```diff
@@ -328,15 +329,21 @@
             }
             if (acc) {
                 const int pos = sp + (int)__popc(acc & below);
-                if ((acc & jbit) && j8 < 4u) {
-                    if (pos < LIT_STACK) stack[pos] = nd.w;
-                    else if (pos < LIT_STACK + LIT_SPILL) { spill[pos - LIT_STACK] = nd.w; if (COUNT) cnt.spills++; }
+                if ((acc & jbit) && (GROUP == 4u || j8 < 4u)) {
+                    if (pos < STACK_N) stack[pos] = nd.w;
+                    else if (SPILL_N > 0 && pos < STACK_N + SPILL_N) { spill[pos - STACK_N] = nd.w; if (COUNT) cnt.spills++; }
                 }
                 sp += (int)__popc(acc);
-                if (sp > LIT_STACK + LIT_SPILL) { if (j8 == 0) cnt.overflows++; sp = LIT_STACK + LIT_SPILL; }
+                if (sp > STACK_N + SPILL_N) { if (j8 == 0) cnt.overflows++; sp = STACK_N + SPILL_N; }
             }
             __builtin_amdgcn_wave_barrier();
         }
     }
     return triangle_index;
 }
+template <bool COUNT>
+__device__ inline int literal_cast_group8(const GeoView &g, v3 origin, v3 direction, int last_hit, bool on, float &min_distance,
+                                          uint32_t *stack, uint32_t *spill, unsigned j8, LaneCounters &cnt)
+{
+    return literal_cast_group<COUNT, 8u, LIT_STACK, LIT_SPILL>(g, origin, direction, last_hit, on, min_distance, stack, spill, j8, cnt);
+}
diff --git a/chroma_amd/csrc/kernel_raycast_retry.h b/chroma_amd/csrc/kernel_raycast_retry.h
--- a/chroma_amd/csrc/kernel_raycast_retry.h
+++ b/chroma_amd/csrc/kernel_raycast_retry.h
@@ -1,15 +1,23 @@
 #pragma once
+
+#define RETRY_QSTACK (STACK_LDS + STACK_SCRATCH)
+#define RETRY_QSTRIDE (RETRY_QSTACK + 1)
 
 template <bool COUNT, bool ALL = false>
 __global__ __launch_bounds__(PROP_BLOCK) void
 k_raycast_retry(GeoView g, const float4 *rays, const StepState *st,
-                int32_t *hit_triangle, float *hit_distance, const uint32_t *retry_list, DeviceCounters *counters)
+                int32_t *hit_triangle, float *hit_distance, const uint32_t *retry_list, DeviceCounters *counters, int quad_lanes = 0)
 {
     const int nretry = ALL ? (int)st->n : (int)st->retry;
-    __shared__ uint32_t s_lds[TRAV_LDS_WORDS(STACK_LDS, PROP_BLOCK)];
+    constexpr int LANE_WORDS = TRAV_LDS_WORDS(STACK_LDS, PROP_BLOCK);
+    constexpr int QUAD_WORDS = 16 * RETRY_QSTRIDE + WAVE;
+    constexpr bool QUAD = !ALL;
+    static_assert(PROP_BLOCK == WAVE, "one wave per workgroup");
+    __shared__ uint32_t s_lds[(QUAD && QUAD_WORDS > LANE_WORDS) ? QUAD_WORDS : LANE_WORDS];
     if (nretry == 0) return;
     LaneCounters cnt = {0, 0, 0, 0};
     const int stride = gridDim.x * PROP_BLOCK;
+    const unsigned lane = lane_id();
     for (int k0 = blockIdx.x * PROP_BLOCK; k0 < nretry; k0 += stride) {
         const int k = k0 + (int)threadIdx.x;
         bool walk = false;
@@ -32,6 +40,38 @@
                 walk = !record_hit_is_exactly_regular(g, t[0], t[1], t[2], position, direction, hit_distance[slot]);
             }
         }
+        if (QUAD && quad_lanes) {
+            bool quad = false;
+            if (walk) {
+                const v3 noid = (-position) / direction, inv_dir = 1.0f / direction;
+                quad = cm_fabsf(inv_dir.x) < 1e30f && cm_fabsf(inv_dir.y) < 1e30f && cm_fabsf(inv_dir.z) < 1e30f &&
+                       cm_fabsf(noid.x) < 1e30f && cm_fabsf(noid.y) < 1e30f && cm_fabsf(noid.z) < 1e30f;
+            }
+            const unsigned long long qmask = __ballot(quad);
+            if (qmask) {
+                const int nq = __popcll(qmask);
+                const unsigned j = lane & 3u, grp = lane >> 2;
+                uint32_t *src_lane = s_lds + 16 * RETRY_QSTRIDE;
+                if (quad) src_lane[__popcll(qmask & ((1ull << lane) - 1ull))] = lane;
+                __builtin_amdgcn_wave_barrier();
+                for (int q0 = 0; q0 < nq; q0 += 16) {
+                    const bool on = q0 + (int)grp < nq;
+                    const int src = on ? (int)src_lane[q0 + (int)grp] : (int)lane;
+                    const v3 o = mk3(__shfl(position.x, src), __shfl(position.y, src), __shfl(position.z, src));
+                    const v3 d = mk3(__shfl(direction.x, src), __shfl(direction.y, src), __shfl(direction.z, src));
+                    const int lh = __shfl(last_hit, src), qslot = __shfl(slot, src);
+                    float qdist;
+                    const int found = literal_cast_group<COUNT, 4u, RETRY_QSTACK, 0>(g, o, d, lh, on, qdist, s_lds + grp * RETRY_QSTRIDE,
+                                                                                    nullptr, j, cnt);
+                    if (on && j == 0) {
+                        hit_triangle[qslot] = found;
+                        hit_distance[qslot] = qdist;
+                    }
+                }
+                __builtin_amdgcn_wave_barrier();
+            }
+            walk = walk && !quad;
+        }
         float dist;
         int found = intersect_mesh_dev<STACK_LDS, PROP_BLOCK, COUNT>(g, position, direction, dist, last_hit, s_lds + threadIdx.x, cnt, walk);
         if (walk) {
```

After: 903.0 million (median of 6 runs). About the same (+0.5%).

==

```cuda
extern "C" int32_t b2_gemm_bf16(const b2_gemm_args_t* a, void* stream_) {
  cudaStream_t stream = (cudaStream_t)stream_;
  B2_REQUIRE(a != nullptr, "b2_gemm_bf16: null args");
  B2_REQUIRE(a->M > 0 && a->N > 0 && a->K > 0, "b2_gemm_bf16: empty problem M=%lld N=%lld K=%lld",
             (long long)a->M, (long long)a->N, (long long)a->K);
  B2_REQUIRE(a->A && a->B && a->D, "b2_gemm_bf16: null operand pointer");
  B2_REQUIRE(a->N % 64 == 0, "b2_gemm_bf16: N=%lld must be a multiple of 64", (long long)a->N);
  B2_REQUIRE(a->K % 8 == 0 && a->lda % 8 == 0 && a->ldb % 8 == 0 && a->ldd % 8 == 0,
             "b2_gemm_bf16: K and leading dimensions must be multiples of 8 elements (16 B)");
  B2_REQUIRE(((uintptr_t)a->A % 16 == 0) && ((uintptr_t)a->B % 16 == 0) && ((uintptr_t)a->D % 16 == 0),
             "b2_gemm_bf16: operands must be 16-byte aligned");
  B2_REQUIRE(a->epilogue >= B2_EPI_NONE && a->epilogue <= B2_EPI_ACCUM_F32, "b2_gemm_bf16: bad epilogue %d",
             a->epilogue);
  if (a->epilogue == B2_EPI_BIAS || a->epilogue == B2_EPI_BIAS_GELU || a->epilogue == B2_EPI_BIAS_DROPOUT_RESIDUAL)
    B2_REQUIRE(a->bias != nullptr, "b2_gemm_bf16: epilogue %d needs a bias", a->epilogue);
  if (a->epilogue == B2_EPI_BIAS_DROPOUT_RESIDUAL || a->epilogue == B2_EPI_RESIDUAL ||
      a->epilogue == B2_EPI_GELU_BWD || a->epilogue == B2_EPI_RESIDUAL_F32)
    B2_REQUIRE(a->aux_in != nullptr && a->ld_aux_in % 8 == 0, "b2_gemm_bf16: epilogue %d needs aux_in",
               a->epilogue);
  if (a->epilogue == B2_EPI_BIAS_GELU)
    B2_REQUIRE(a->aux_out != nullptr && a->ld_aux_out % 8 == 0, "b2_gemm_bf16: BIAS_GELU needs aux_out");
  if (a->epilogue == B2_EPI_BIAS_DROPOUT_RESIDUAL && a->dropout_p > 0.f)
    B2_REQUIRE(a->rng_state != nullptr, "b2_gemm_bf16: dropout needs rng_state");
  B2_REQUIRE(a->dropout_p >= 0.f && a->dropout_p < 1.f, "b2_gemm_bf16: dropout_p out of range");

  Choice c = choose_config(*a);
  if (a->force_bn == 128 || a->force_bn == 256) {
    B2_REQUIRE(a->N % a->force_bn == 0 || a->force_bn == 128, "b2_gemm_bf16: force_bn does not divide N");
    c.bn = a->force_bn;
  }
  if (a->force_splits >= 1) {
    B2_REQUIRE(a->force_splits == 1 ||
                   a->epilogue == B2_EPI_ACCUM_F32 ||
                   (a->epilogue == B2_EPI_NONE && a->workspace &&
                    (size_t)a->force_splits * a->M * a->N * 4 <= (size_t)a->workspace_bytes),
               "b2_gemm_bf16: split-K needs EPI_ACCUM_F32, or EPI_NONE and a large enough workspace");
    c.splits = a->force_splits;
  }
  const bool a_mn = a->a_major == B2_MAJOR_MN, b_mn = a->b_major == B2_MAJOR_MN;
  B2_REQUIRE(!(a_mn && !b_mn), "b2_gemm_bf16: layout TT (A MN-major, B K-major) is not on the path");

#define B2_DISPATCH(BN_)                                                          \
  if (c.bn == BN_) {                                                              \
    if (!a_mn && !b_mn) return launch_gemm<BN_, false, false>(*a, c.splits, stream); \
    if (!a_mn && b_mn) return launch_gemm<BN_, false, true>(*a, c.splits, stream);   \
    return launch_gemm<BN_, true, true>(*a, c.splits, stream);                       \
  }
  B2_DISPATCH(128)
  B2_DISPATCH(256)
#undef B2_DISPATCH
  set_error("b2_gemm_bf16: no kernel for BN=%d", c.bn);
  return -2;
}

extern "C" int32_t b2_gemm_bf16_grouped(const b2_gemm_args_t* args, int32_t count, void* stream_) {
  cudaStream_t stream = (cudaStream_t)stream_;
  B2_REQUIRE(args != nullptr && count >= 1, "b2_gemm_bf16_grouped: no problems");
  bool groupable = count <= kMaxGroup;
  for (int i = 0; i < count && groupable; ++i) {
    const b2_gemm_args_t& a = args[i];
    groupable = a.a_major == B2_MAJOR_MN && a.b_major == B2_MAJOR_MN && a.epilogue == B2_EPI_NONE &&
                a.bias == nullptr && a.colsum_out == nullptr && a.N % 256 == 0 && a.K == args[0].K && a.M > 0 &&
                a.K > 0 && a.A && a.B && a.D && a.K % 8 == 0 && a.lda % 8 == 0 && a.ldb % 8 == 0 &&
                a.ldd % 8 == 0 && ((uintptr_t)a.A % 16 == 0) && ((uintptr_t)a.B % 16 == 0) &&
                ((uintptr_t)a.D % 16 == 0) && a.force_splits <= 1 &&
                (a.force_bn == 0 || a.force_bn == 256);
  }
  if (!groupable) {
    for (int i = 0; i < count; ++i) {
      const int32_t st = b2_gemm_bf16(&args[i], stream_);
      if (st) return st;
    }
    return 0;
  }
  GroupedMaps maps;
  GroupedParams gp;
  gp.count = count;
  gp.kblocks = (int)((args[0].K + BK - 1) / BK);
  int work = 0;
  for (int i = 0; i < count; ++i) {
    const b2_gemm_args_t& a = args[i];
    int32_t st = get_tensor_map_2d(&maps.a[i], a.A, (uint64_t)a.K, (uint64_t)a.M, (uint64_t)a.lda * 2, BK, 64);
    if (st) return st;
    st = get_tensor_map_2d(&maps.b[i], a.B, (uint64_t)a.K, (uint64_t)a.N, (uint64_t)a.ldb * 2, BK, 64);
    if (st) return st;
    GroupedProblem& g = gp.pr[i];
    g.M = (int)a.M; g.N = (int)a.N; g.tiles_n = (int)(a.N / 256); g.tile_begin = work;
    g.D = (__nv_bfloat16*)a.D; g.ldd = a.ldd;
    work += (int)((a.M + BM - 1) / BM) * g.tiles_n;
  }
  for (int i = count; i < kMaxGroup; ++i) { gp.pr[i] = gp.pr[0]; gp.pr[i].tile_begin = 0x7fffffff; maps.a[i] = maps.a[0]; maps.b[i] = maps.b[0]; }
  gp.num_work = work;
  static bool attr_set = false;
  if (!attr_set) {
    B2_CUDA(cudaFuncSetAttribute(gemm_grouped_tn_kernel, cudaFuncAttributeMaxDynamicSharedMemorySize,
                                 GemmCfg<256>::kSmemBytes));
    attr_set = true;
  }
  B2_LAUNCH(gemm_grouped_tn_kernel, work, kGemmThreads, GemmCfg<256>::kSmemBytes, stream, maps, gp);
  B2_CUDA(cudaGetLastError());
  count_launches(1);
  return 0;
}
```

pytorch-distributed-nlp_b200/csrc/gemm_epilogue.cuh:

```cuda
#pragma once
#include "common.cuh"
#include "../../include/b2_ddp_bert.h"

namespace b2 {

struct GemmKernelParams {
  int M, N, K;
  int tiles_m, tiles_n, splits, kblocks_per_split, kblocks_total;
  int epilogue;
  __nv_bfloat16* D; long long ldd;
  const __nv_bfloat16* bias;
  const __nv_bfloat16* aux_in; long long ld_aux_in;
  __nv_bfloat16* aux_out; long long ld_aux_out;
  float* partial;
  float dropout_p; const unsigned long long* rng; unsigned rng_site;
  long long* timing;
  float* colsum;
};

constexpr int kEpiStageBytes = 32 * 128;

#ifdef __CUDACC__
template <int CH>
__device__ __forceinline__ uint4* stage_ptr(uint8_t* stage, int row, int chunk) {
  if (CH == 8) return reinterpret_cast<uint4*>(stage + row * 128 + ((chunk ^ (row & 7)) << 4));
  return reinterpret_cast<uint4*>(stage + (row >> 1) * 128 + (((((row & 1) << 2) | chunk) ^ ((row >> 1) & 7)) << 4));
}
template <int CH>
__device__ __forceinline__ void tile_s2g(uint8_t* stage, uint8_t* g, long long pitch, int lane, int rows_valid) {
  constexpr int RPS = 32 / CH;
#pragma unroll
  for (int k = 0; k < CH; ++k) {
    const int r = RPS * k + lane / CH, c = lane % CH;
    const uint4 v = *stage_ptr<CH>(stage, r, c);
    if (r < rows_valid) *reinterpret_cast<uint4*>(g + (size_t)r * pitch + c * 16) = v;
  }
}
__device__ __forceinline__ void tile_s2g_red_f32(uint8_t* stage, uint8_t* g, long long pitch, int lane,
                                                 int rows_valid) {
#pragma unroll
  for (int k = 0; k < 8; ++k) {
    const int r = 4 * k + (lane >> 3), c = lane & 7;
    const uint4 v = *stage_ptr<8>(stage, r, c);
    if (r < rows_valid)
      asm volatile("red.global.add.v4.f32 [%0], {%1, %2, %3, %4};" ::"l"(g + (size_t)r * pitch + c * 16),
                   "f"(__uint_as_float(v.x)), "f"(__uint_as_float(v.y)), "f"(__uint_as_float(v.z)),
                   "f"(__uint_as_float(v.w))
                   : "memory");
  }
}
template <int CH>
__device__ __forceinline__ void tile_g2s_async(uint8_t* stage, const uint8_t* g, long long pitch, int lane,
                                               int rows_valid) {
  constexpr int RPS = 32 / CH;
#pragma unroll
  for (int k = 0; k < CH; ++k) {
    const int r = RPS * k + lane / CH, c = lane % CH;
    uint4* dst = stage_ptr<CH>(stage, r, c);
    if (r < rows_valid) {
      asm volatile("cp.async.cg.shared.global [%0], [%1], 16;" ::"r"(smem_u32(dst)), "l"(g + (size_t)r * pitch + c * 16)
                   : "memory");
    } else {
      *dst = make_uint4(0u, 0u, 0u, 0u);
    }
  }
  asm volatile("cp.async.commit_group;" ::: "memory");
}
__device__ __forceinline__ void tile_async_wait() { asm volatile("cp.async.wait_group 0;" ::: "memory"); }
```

### YOUR ASSIGNMENT
How many lines of the material above contain the string "false"? Answer with the number only.

### YOUR SOLUTION
6